Também os pesos pesados Jerónimo Martins e Portugal Telecom estão a pressionar a bolsa nacional com uma queda de 0,96% e 0,62% para 16,955 euros e 3,55 euros, respectivamente. No caso da PT, os analistas que cobrem a avaliação da operadora liderada por Zeinal Bava antecipam que os resultados do primeiro trimestre do ano vão reflectir um período “difícil”, com o corte das terminações e vários factores não recorrentes a penalizarem os resultados.

 

É expectável que as receitas e resultado operacional da PT caiam 10% no primeiro trimestre, e os lucros mais de 50%.

 

A queda do índice português está a ser determinada também pelo ajuste das acções da Mota-Engil e da Zon, que estão a negociar a partir de hoje sem direito ao dividendo.

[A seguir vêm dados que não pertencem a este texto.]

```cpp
int ugp_get_timing_sum(ugp_mat *m, ugp_timing *sum, uint32_t *n_calls) {
    if (!m || !sum || !n_calls) return fail(UGP_ERR_INVALID, "null argument");
    HIP_TRY(hipSetDevice(m->device));
    for (auto &W : m->work)
        for (auto &G : W.gens)
            if (int rc = harvest_timing(m, W, G)) return rc;
    const ugp_timing &l = m->work[m->last_work].gens[m->work[m->last_work].cur].last;
    *sum = l;
    sum->table_ms = m->tsum.table_ms; sum->place_ms = m->tsum.place_ms; sum->merge_ms = m->tsum.merge_ms; sum->coarse_ms = m->tsum.coarse_ms;
    sum->place_launches = m->tsum.place_launches;
    sum->bound3 = m->tsum.bound3;
    *n_calls = m->tsum_calls;
    m->tsum = {};
    m->tsum_calls = 0;
    return UGP_OK;
}

int ugp_mat_reload_knobs(ugp_mat *m) {
    if (!m) return fail(UGP_ERR_INVALID, "null argument");
    m->knobs = ugp::Knobs::from_env();
    if (m->coarse) m->coarse->knobs = m->knobs;
    return UGP_OK;
}

int ugp_has_experiments(void) {
#ifdef UGP_EXPERIMENTS
    return 1;
#else
    return 0;
#endif
}

int ugp_mat_create_chunked(const ugp_tree_desc *tree, int device, uint32_t chunk_nodes, ugp_mat **out) {
    ugp::Options opt = default_options();
    opt.chunk_nodes = chunk_nodes;
    return mat_create_impl(tree, device, opt, out);
}

struct ugp_flat { ugp::FlatMat f; };

int ugp_flat_create(const ugp_tree_desc *tree, uint32_t chunk_nodes, ugp_flat **out) {
    if (!tree || !out) return fail(UGP_ERR_INVALID, "null argument");
    *out = nullptr;
    ugp_flat *fl = new (std::nothrow) ugp_flat();
    if (!fl) return fail(UGP_ERR_NOMEM, "out of host memory");
    ugp::Options opt = default_options();
    opt.chunk_nodes = chunk_nodes;
    std::string err;
    int rc;
    try {
        rc = ugp::flatten(*tree, opt, fl->f, err);
    } catch (const std::bad_alloc &) {
        delete fl;
        return fail(UGP_ERR_NOMEM, "out of host memory while flattening the tree");
    }
    if (rc != UGP_OK) { delete fl; return fail(rc, err); }
    *out = fl;
    return UGP_OK;
}

void ugp_flat_destroy(ugp_flat *fl) { delete fl; }

int ugp_flat_get(const ugp_flat *fl, int which, const void **ptr, uint64_t *count) {
    if (!fl || !ptr || !count) return fail(UGP_ERR_INVALID, "null argument");
    const auto &f = fl->f;
    switch (which) {
        case UGP_FLAT_STREAM: *ptr = f.stream.data(); *count = f.stream.size(); break;
        case UGP_FLAT_PRE_STREAM: *ptr = f.pre_stream.data(); *count = f.pre_stream.size(); break;
        case UGP_FLAT_CHUNK_BODY_OFF: *ptr = f.chunk_body_off.data(); *count = f.chunk_body_off.size(); break;
        case UGP_FLAT_CHUNK_PRE_OFF: *ptr = f.chunk_pre_off.data(); *count = f.chunk_pre_off.size(); break;
        case UGP_FLAT_CHUNK_NODE_OFF: *ptr = f.chunk_node_off.data(); *count = f.chunk_node_off.size(); break;
        case UGP_FLAT_POS2SITE: *ptr = f.pos2site.data(); *count = f.pos2site.size(); break;
        case UGP_FLAT_SITE_REF: *ptr = f.site_ref.data(); *count = f.site_ref.size(); break;
        case UGP_FLAT_RANK2BFS: *ptr = f.rank2bfs.data(); *count = f.rank2bfs.size(); break;
        case UGP_FLAT_DFS2BFS: *ptr = f.dfs2bfs.data(); *count = f.dfs2bfs.size(); break;
        case UGP_FLAT_MAX_SLOTS: *ptr = nullptr; *count = f.max_slots; break;
        case UGP_FLAT_STREAM8: *ptr = f.stream8.data(); *count = f.stream8.size(); break;
        case UGP_FLAT_PRE8_STREAM: *ptr = f.pre8_stream.data(); *count = f.pre8_stream.size(); break;
        case UGP_FLAT_CHUNK8_BODY_OFF: *ptr = f.chunk8_body_off.data(); *count = f.chunk8_body_off.size(); break;
        case UGP_FLAT_CHUNK8_PRE_OFF: *ptr = f.chunk8_pre_off.data(); *count = f.chunk8_pre_off.size(); break;
        case UGP_FLAT_STREAM_T: *ptr = f.stream_t.data(); *count = f.stream_t.size(); break;
        case UGP_FLAT_CHUNK_T_OFF: *ptr = f.chunk_t_off.data(); *count = f.chunk_t_off.size(); break;
        case UGP_FLAT_MAX_PATH_MUTS: *ptr = nullptr; *count = f.max_path_muts; break;
        case UGP_FLAT_LDS_SLOTS: *ptr = nullptr; *count = f.lds_slots; break;
        case UGP_FLAT_B3_GROUP_OFF: *ptr = f.b3_group_off.data(); *count = f.b3_group_off.size(); break;
        case UGP_FLAT_B3_EVENTS: *ptr = f.b3_events.data(); *count = f.b3_events.size(); break;
        default: return fail(UGP_ERR_INVALID, "unknown array id");
    }
    return UGP_OK;
}

}
```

A empresa liderada por Gonçalo Moura Martins recua 1,72% para 2,11 euros, sendo que está a descontar o dividendo de 11 cêntimos. A empresa liderada por Rodrigo Costa também está a descontar o dividendo de 12 cêntimos, e recua 2,89% para 3,36 euros.

 

Somando o dividendo de ambas as empresas à cotação de hoje, a Mota Engil e a Zon encontram-se em terreno positivo.

 

Sem o impacto da distribuição de dividendos por parte das cotadas nacionais, a bolsa de Lisboa apresentaria um retorno de mais de 10% este ano.

 

A impedir uma maior queda do PSI-20 estão a EDP Renováveis e a EDP, que ontem pressionaram a bolsa por estarem a negociar sem direito ao dividendo e que hoje estão a apreciar 1,19% e 0,20% para 4,097 euros e 2,479 euros, respectivamente.

 

Na banca, o BES recua 1,48% para 0,798 euros, o BCP negoceia inalterado nos 0,106 euros, e o BPI perde 1,18% para 1,086 euros.

 

Nota: No dia em que uma cotada passa a negociar em bolsa sem direito ao dividendo, as acções sofrem um ajuste correspondente ao valor da remuneração. Esta descida de valor afecta o comportamento do índice em que a cotada está integrada, pelo que o Negócios noticia a variação real das acções e não a verificada após o ajuste do dividendo. Serve esta nota para esclarecer os leitores do Negócios, que têm levantado diversas dúvidas sobre esta matéria.